What is true in our national life also holds true in our personal lives. As the writer of Ecclesiastes wrote many centuries ago, there is a time and season for everything. A time for decisive action, and a time for caution; a time to act and a time to wait.
How do you know what season you’re in? We’ll explore that question further next week.
My dear late mother told me on more than one occasion that I have the patience of a piss ant. I don’t know what a piss ant is but I am very confident that it has very little patience.
Several of my clients toward the latter part of my career highly valued people with a very high sense of urgency. These kinds of people got recognized and promoted ahead of others. Those people were very impatient. They were high “Ds” on your DiSC assessment.

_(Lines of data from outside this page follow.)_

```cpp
int check_desc(const uegan_conv_desc* d) {
  UEGAN_CHECK_ARG(d != nullptr, "conv desc is null");
  UEGAN_CHECK_ARG(d->dtype == UEGAN_F32 || d->dtype == UEGAN_BF16, "bad dtype %d", d->dtype);
  UEGAN_CHECK_ARG(d->B > 0 && d->H > 0 && d->W > 0 && d->C1 > 0 && d->C2 >= 0 && d->Cout > 0, "bad conv dims");
  UEGAN_CHECK_ARG(d->KH > 0 && d->KW > 0 && d->stride > 0 && d->pad >= 0, "bad conv kernel/stride/pad");
  UEGAN_CHECK_ARG(d->Ho == (d->H + 2 * d->pad - d->KH) / d->stride + 1 && d->Wo == (d->W + 2 * d->pad - d->KW) / d->stride + 1,
                  "Ho/Wo inconsistent with H,W,pad,K,stride");
  if (d->pad_mode == UEGAN_PAD_REFLECT)
    UEGAN_CHECK_ARG(d->pad < d->H && d->pad < d->W, "reflection pad %d must be smaller than the input (%d x %d)", d->pad, d->H, d->W);
  else
    UEGAN_CHECK_ARG(d->pad_mode == UEGAN_PAD_ZERO, "bad pad mode");
  const int epc = d->dtype == UEGAN_F32 ? 4 : 8;
  UEGAN_CHECK_ARG(d->C1 % epc == 0 && d->C2 % epc == 0 && d->Cout % epc == 0,
                  "tensor channel counts must be multiples of %d (one 16-byte chunk): pad them (C1=%d C2=%d Cout=%d)", epc, d->C1, d->C2, d->Cout);
  UEGAN_CHECK_ARG(d->Cin_w >= 0 && d->Cin_w <= d->C1 + d->C2 && d->Cout_w >= 0 && d->Cout_w <= d->Cout, "bad true weight dims");
  UEGAN_CHECK_ARG(d->stride <= 2, "stride > 2 is not built");
  UEGAN_CHECK_ARG(d->scale_group >= 0, "bad scale_group");
  UEGAN_CHECK_ARG(d->Cin_total == 0 || d->Cin_total >= (d->Cin_w ? d->Cin_w : d->C1 + d->C2), "Cin_total must cover the input channels used");
  return UEGAN_OK;
}

// ... 204 lines not shown
  ConvArgs a;
  ConvStreamPlan sp;
  fwd_args(d, a, x1, x2, w_ohwi, bias, scale, y);
  if (!fwd_stats_plan(d, a, sp)) return uegan_conv2d_fwd(d, x1, x2, w_ohwi, bias, scale, y, stream);
  UEGAN_CHECK_ARG(mean && rstd && workspace && workspace_bytes >= uegan_conv2d_fwd_stats_workspace_bytes(d), "conv2d_fwd_stats: mean / rstd / workspace");
  hipStream_t s = (hipStream_t)stream;
  conv_stream_stats_arm(sp, workspace);
  {
    ProfScope prof = conv_stream_prof(sp, a.g.mode, s);
    conv_stream_launch(sp, s);
    UEGAN_CHECK_LAUNCH();
  }
  rc = conv_stream_stats_finalize(sp, mean, rstd, eps, s);
  if (rc == UEGAN_OK) *produced = 1;
  return rc;
}

static bool ex_plan(const uegan_conv_desc* d, const uegan_conv_ex* ex, ConvArgs& a, ConvStreamPlan& sp, bool* toep) {
  *toep = false;
  if (d->dtype != UEGAN_BF16 || g_impl.impl == UEGAN_IMPL_DIRECT || !g_impl.glds || !g_impl.stream || d->act > UEGAN_ACT_TANH) return false;
  a.in1_lo = ex->x1_lo; a.in2_lo = d->C2 ? ex->x2_lo : nullptr; a.w_lo = ex->w_lo; a.out_lo = ex->y_lo;
  a.mul = ex->mul; a.mul_lo = ex->mul_lo; a.out_mul = ex->y_mul; a.out_mul_lo = ex->y_mul_lo;
  a.res_x = ex->res_x; a.res_x2 = ex->res_x2; a.res_out = ex->res_out; a.res_out2 = ex->res_out2; a.res_split = ex->res_split > 0 ? ex->res_split : (1 << 30);
  if (ex->w_interleaved) {
    if (d->stride != 2 || d->C2 || (d->C1 != 32 && d->C1 != 64) || a.in1_lo || a.w_lo || a.out_lo || a.mul || a.res_out) return false;
    a.g.C = 2 * d->C1;
    a.src_wrap = d->C1 - 1;
    a.Kp = (int)uegan_packed_k((int64_t)d->KH * d->KW * a.g.C);
    *toep = false;
    return true;
// ... 259 lines not shown
```

uegan_amd/csrc/conv_core.h:

```cpp
#pragma once
#include "common.h"
#include "conv_internal.h"

#include <stdio.h>
#include <stdlib.h>
#include <utility>
#include <vector>

namespace uegan {

struct ProfRecord {
  hipEvent_t start, stop;
  int kernel_id;
  double flops, bytes;
};
extern bool g_prof_on;
extern std::vector<ProfRecord> g_prof_records;
extern std::vector<std::pair<hipEvent_t, hipEvent_t>> g_prof_pool;
extern size_t g_prof_used;

static inline int prof_key(int kind, bool bf16, int bn, int ks, int mode, int th, bool glds) {
  return (kind << 28) | ((bf16 ? 1 : 0) << 24) | (bn << 12) | (ks << 8) | (mode << 4) | ((th == 32 ? 2 : (th == 16 ? 1 : (th == 4 ? 3 : 0))) << 1) | (glds ? 1 : 0);
}
static const int PROF_PNG = 1 << 27;
// ... 201 lines not shown
  const float* epi_gscale = nullptr;
  float epi_weight = 0.f;
  const unsigned char* epi_idx = nullptr;
  int rect_y0 = 0, rect_y1 = 0, rect_x0 = 0, rect_x1 = 0;
  int border_only = 0;
  float* stats_part = nullptr;
  int stats_tpi = 0;
  const void* in1_lo = nullptr;
  const void* in2_lo = nullptr;
  const void* w_lo = nullptr;
  void* out_lo = nullptr;
  const void* mul = nullptr;
  const void* mul_lo = nullptr;
  void* out_mul = nullptr;
  void* out_mul_lo = nullptr;
  int src_wrap = 0;
  const float* res_x = nullptr;
  const float* res_x2 = nullptr;
  float* res_out = nullptr;
  float* res_out2 = nullptr;
  int res_split = 1 << 30;
  float* kws = nullptr;
  size_t kws_bytes = 0;
  int kparts = 0, kchunks = 0;
};

static inline int splitk_parts(const ConvArgs& a, int blocks, int nchunk, int* kchunks) {
  *kchunks = nchunk;
  if (!a.kws || a.g.mode != 0 || a.frame || a.out2 || a.mask || a.pool_out || a.stats_part || a.out_lo || a.mul || a.res_out || blocks <= 0) return 1;
  int parts = 1;
  while (parts * 2 <= nchunk && blocks * parts * 2 <= 256) parts *= 2;
  const size_t out_bytes = (size_t)a.g.B * a.g.OH * a.g.OW * a.N * sizeof(float);
  while (parts > 1 && (size_t)parts * out_bytes > a.kws_bytes) parts >>= 1;
  if (parts < 2) return 1;
  *kchunks = (nchunk + parts - 1) / parts;
  return (nchunk + *kchunks - 1) / *kchunks;
}

int splitk_reduce_launch(const ConvArgs& a, hipStream_t s);


constexpr int CONV_TH = 8, CONV_TW = 16, CONV_BM = CONV_TH * CONV_TW;
constexpr int CONV_ROWB = 128;

// ... 27 lines not shown
```

uegan_amd/csrc/conv_stream.h:

```cpp
#pragma once
#include "conv_core.h"

#include <type_traits>

namespace uegan {

struct ConvStreamArgs {
  ConvArgs c;
  int flip;
  int org;
  int zero_fill;
  int cls;
  int kstart[5];
  int ymin;
  int sx;
  int TH, PW, PH, PWmagic, KWmagic;
  int rb, rblog, Clog;
  int ksteps, taps;
  int wrow, wrows;
  int wbytes, tbytes, xbytes;
  int mtab_off;
  int xmir;
  int ty0, ty1, tx0, tx1;
  int tiles_total, tiles_per_block;
  int abl;
  int lo_xoff, c_lo, rb_lo, rblog_lo, wlo_off, tlo_off;
};

__device__ __forceinline__ int cs_swz(int rb, int pcol) {
  return rb == 128 ? swz128(pcol) : (rb == 64 ? swz64(pcol) : 0);
}

constexpr int CS_LDS_KB[4] = {53, 80, 152, 160};
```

Today we face a crossroads in our country in which impatience is a prerequisite for survival - especially in three areas - immigration, managing the debt and the wildly unnecessary expenses that go along with it and creating a balanced budget accompanied significantly less spending.
Getting off our back side and taking action on these matters with a high sense of urgency will be necessary for survival. In these cases, having the patience of a piss ant is a good thing.
Good observations. I am not completely convinced that the "ax approach" is being used. However, that is certainly the media portrayal of it. Unfortunately we have not gotten a truly clear look at what DOGE is actually doing until Bret Baier's interview with Elon and his group. That was a good start. I suspect that broad swath changes could and probably are happening first before the scalpel is applied. One of the challenges here is that this particular problem has been building since FDR or even before. Unfortunately it has greatly accelerated in recent years. I just don't know about "durable change". Frankly, I think that's what the American people want - at least until their ox is gored. I not not at all convinced that durable change is what Democrats want. Regarding the client front, different organizations had different cultures. Some tolerated measured "systemic" change. Others detested it. Those that valued a high sense urgency most appreciated those leaders that had a strong bias for action without leaving too many bodies in their wake. On the other hand, those very same people greatly praised the people who took aggressive action but punished them much later when they left a mess behind. It's frequently hard to find the right balance. For me, I look at what our leaders have been doing (or not doing) with unchecked immigration, profligate spending and a total aversion to managing the country's resources and say to myself during this current state: "Whatever in the world have you been doing all this time?" I could write a book but "less is more" ... for now!